The Quadrapus with hand.
The Quadrapus got its name for the four appendages hanging off it - the straps that lock it onto the paddle. They branch off either side of the padded wrist strap, and velcro around the shaft. The wrist strap velcros tightly onto the wrist, and it's back to racing.
During test runs, I played with varying levels of just letting go with my hand. Other than keeping my thumb under the shaft, I could straighten my hand completely or just keep it relaxed, and power was still making it efficiently to the blade. It took a bit of "balance" to get clean blade entries the first few minutes, but it sorted itself out. The brace-effect of the strap tightened around the wrist was actually comforting. I've been lucky in that I don't typically have wrist soreness, but I believe the brace would help that if I did.
The straps do tend to slip on the shaft a bit, and are too bulky in general. The next version could be made much lighter. The wrist strap ergonomics are key, and this verion's strap isn't nearly comfy enough. I want it to "disappear" when I'm using it... not even notice it. Finally, it's not exactly easy on-and-off. For long stints it'd be fine, but when every second counts and a meal break takes 40 seconds instead of 30 because you're wrestling with a velcro bracelet... well, let's just say you wouldn't catch a pro doing that.

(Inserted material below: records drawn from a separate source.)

template <int D, int NTHR, bool G_LDS, bool G2_LDS, bool DZ_LDS, bool DZ_GLOBAL>
__device__ __forceinline__ void tl_layernorm_bwd(const uint16_t* gl_, const uint16_t* gl2_, const uint16_t* gg1, const uint16_t* gg2,
                                                 const uint16_t* __restrict__ zg, const float* __restrict__ stat,
                                                 const float* __restrict__ gamma, uint16_t* dzl, uint16_t* dzg, uint16_t* drl,
                                                 uint16_t* drg, float* __restrict__ lnws, float* red, int LD, long long row0,
                                                 long long M, const DropCfg& dc, int tid) {
  constexpr int E = D == 128 ? TL_LN_E128 : TL_LN_E256, Q = E / 4;
  constexpr int G = D / E, RPP = NTHR / G, NR = TL_ROWS / RPP;
  const int gl = tid % G, rgp = tid / G;
  float gmv[E], ag[E], ab[E];
#pragma unroll
  for (int q = 0; q < Q; ++q) {
    const float4 t = *reinterpret_cast<const float4*>(gamma + gl * E + 4 * q);
    gmv[4 * q] = t.x; gmv[4 * q + 1] = t.y; gmv[4 * q + 2] = t.z; gmv[4 * q + 3] = t.w;
  }
#pragma unroll
  for (int k = 0; k < E; ++k) { ag[k] = 0.f; ab[k] = 0.f; }
  uint2 zq[NR][Q], q1[NR][Q], q2[NR][Q];
  float2 st[NR];
#pragma unroll
  for (int i = 0; i < NR; ++i) {
    const long long row = row0 + rgp + i * RPP;
#pragma unroll
    for (int q = 0; q < Q; ++q) zq[i][q] = q1[i][q] = q2[i][q] = make_uint2(0u, 0u);
    st[i] = make_float2(0.f, 0.f);
    if (row < M) {
      ld_quads<Q>(zg + row * D + gl * E, zq[i]);
      if (gg1 != nullptr) ld_quads<Q>(gg1 + row * D + gl * E, q1[i]);
      if (gg2 != nullptr) ld_quads<Q>(gg2 + row * D + gl * E, q2[i]);
      st[i] = *reinterpret_cast<const float2*>(stat + row * 2);
    }
  }
// ... 30 lines not shown
      if (ok) { ab[k] += gv[k]; ag[k] += gv[k] * h[k]; }
      gg[k] = gv[k] * gmv[k];
      s1 += gg[k]; s2 += gg[k] * h[k];
    }
    const float m1 = group_sum<G>(s1) / (float)D, m2 = group_sum<G>(s2) / (float)D;
    uint2 dzq[Q], drq[Q];
#pragma unroll
    for (int q = 0; q < Q; ++q) {
      const float4 dz = make_float4(rstd * (gg[4 * q] - m1 - h[4 * q] * m2), rstd * (gg[4 * q + 1] - m1 - h[4 * q + 1] * m2),
                                    rstd * (gg[4 * q + 2] - m1 - h[4 * q + 2] * m2), rstd * (gg[4 * q + 3] - m1 - h[4 * q + 3] * m2));
      dzq[q] = pack_quad(dz.x, dz.y, dz.z, dz.w);
      const float4 dr = drop4(dc, (unsigned long long)(((row * D + gl * E) >> 2) + q), dz);
      drq[q] = pack_quad(dr.x, dr.y, dr.z, dr.w);
    }
    if constexpr (DZ_LDS) st_quads<Q>(dzl + r * LD + gl * E, dzq);
    st_quads<Q>(drl + r * LD + gl * E, drq);
    if (ok) {
      if constexpr (DZ_GLOBAL) st_quads<Q>(dzg + row * D + gl * E, dzq);
      st_quads<Q>(drg + row * D + gl * E, drq);
    }
  }
  float* dst = red + ((long long)rgp * D + gl * E) * 2;
#pragma unroll
  for (int k = 0; k < E; ++k) { dst[2 * k] = ag[k]; dst[2 * k + 1] = ab[k]; }
  __syncthreads();
  for (int i = tid; i < 2 * D; i += NTHR) {
    float acc = 0.f;
#pragma unroll
    for (int q = 0; q < RPP; ++q) acc += red[(long long)q * 2 * D + i];
    lnws[(long long)blockIdx.x * 2 * D + i] = acc;
  }
}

The next day after we tested the Quadrapus, my brother called to tell me he'd just met Mike Totaro - a.k.a "Tote" - in Placerville, CA. Mike, it turns out, had just finished developing a device with an almost identical purpose: The "RoRow". Tote's RoRow's use the same wrist strap concept (though Tote thought to pad his for comfort!) but where the Quad' uses velcro straps, RoRow's rely on a hook. Made of super light hardened metal sheathed in cordura, the hook fits naturally onto the shaft right inside your palm. With the hook in place, the strain of the power phase is taken away from the fingers and put on the wrist strap. (With both devices, it could be argued that the repeated "traction" the wrist is put under may have a therapeutic effect.)
Heather in boat with RoRow.
The hook makes for a very easy on-and-off the shaft, and flops neatly out of the way if you want to temporarily grip the paddle as you would normally. Its un-secured attachment, however, means that you still have to maintain somewhat of a grip on the paddle. The thumb and forefinger together works best, with the other three fingers relaxed. The cordura-coated hook has no resistance to slippage along the shaft, so the two-finger grip is also critical to keep your grip indexed. Keep in mind, the RoRows weren't developed specifically for ultramarathon racing, but more for general day paddling and, Tote's passion, kayak fishing. For $25 a pair, they're well worth adding to the gear bag. (E-mail me and I'll put you in touch with Tote.)
RoRow on Heather.
The perfect hand-replacement device for ultra-marathon racing is still just an idea. Imagine if then the forearm becomes the weak link, then the shoulder, then...? Imagine a tribe of ultra-marathon racers capable of harvesting so much power and efficiency out of their boat, paddle, core strength, nutrition, and meditation as a sleep replacement, that they're holding 8.0 mph for days on end! Who would've thought a kayak would hit 20 knots? But just look at the foil kayak.
If 'racing' is the addiction, 'innovation' is how we get a better fix!